Try it - Copy all lines containing the string "class" from the records below.

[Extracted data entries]
++++++++

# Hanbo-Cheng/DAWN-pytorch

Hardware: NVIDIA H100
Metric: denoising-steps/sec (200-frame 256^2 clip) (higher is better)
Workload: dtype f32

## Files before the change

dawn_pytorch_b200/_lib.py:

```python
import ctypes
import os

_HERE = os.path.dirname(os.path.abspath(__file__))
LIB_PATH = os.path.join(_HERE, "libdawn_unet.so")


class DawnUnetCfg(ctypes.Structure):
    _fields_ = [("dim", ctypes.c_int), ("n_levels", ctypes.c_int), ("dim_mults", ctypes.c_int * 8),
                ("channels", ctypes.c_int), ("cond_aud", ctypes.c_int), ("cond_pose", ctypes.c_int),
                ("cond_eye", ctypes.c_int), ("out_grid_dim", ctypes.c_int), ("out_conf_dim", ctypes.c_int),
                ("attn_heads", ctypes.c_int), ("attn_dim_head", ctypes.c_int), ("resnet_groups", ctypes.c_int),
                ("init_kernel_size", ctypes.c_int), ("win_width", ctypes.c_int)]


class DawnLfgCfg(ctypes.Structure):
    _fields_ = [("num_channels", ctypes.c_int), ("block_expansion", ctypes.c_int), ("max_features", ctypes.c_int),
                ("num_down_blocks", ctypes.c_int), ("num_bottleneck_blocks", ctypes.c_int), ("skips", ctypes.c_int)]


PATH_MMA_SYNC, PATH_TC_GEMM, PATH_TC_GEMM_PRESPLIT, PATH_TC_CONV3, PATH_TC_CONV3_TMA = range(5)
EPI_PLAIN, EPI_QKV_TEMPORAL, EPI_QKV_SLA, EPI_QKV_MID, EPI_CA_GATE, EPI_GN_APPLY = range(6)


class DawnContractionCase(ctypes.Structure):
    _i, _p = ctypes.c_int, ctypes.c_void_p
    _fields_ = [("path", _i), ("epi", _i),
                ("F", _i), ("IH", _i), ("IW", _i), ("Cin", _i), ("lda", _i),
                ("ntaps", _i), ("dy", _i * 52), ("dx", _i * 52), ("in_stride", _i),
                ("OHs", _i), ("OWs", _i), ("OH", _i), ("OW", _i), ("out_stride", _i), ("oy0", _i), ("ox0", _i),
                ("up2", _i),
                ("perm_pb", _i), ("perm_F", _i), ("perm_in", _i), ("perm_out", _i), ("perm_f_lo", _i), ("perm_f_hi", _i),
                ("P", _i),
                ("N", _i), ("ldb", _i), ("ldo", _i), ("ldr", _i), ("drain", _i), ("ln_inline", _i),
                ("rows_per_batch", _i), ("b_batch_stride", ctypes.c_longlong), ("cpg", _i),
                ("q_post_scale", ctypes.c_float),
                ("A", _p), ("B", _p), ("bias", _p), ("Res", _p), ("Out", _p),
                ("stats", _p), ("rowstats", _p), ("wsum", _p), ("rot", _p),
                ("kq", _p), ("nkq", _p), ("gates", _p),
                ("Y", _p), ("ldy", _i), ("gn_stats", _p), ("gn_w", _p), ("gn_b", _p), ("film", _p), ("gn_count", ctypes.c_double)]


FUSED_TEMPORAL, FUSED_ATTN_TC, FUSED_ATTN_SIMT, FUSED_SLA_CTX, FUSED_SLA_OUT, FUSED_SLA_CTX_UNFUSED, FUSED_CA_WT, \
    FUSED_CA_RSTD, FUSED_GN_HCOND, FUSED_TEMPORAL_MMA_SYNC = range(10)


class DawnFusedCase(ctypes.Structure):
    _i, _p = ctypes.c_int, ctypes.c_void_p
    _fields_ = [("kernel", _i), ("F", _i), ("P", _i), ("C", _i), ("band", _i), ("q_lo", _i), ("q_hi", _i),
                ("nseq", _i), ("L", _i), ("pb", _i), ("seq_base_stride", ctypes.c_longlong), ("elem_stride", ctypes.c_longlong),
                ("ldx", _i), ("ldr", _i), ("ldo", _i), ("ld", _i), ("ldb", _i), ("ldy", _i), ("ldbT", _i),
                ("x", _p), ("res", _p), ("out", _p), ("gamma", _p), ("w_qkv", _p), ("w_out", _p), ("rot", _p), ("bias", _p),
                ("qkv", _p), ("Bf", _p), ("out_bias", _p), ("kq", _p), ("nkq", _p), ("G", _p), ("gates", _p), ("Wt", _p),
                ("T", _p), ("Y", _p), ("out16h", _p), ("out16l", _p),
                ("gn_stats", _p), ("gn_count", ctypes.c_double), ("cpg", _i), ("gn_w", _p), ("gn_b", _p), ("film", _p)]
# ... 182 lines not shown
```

++++++++

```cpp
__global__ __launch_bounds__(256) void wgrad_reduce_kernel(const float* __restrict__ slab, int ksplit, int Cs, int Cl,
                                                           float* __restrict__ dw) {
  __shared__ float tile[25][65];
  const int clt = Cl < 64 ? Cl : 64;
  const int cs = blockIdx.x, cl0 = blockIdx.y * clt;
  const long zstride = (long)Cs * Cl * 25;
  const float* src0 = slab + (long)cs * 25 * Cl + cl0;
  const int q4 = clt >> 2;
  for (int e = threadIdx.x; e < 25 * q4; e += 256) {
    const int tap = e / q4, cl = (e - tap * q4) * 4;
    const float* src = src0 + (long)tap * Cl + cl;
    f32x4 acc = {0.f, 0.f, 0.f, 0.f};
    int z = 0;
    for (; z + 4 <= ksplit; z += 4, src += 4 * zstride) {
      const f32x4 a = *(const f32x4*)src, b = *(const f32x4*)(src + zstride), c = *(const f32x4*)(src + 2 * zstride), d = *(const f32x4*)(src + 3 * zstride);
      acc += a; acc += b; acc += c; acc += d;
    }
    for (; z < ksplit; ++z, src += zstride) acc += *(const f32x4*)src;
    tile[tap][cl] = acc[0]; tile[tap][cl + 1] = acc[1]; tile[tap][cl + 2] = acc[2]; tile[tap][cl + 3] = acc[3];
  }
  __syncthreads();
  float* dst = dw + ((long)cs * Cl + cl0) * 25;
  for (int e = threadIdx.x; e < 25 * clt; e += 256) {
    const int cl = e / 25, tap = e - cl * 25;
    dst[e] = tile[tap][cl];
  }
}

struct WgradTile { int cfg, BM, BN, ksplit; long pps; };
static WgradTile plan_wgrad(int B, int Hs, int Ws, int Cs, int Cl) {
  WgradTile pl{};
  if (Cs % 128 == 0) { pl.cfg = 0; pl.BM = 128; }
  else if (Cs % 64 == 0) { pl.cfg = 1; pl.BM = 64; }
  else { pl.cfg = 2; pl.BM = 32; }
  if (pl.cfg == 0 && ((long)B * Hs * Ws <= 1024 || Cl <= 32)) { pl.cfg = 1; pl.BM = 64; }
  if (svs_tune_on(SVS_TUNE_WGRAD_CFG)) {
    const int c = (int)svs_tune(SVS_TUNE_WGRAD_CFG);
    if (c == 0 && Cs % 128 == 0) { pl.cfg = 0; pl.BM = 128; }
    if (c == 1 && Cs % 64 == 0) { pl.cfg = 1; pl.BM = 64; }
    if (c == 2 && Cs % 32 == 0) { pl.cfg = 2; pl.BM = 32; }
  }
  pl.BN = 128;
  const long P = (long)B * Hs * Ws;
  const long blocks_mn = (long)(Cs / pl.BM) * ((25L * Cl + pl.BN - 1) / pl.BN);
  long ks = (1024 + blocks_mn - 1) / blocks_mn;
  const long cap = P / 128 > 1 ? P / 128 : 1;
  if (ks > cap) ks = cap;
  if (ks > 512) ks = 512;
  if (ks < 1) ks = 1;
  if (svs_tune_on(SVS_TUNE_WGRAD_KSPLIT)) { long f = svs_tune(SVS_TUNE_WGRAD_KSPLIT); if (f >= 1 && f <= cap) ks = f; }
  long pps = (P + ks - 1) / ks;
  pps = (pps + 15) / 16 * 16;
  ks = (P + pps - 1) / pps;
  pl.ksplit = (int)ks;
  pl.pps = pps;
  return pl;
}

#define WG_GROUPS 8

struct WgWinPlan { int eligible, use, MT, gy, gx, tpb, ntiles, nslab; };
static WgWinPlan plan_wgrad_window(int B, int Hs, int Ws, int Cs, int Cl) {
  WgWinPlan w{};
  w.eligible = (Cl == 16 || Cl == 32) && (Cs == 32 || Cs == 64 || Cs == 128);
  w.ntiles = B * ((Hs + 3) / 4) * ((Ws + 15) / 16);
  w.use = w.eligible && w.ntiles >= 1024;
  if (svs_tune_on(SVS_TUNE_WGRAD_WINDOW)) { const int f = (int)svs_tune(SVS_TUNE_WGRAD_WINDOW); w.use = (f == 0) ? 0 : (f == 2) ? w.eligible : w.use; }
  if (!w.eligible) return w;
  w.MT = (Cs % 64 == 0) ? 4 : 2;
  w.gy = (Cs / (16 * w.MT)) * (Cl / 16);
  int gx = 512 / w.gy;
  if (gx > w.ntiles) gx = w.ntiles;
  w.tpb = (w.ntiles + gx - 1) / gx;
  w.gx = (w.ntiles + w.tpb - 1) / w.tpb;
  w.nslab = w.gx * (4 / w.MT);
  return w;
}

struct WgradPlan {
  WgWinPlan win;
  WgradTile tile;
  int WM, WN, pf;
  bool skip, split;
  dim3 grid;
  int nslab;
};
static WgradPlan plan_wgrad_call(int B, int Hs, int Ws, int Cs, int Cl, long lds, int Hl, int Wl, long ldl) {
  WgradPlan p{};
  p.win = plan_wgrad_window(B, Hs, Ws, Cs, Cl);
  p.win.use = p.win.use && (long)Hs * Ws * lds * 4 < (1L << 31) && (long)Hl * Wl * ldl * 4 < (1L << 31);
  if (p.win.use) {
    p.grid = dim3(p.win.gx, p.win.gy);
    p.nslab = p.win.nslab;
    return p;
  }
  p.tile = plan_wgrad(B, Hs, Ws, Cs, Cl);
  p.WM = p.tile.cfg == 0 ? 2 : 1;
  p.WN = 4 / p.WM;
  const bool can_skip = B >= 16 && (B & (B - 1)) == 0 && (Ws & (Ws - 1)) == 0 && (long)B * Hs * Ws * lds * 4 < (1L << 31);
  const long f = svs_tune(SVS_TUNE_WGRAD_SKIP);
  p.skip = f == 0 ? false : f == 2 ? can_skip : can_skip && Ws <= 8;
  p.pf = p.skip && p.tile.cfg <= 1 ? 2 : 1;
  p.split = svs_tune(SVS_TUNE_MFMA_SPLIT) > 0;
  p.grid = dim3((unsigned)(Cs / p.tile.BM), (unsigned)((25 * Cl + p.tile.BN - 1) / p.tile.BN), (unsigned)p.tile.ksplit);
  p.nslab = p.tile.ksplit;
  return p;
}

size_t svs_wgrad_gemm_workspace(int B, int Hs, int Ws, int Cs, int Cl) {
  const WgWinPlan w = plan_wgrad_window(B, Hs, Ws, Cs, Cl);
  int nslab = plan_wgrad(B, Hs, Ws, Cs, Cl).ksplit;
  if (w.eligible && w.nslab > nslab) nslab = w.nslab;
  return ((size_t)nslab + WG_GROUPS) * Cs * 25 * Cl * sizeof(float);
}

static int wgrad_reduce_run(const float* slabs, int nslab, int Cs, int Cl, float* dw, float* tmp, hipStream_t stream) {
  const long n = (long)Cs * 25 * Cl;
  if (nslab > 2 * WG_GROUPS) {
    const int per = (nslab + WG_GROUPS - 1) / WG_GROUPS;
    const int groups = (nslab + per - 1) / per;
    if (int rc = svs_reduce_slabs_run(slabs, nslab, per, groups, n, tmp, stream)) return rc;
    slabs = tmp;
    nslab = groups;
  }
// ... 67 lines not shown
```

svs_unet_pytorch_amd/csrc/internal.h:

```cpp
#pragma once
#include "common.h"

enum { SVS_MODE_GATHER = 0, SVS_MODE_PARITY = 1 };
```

++++++++

Answer -
class DawnUnetCfg(ctypes.Structure):
class DawnLfgCfg(ctypes.Structure):
class DawnContractionCase(ctypes.Structure):
class DawnFusedCase(ctypes.Structure):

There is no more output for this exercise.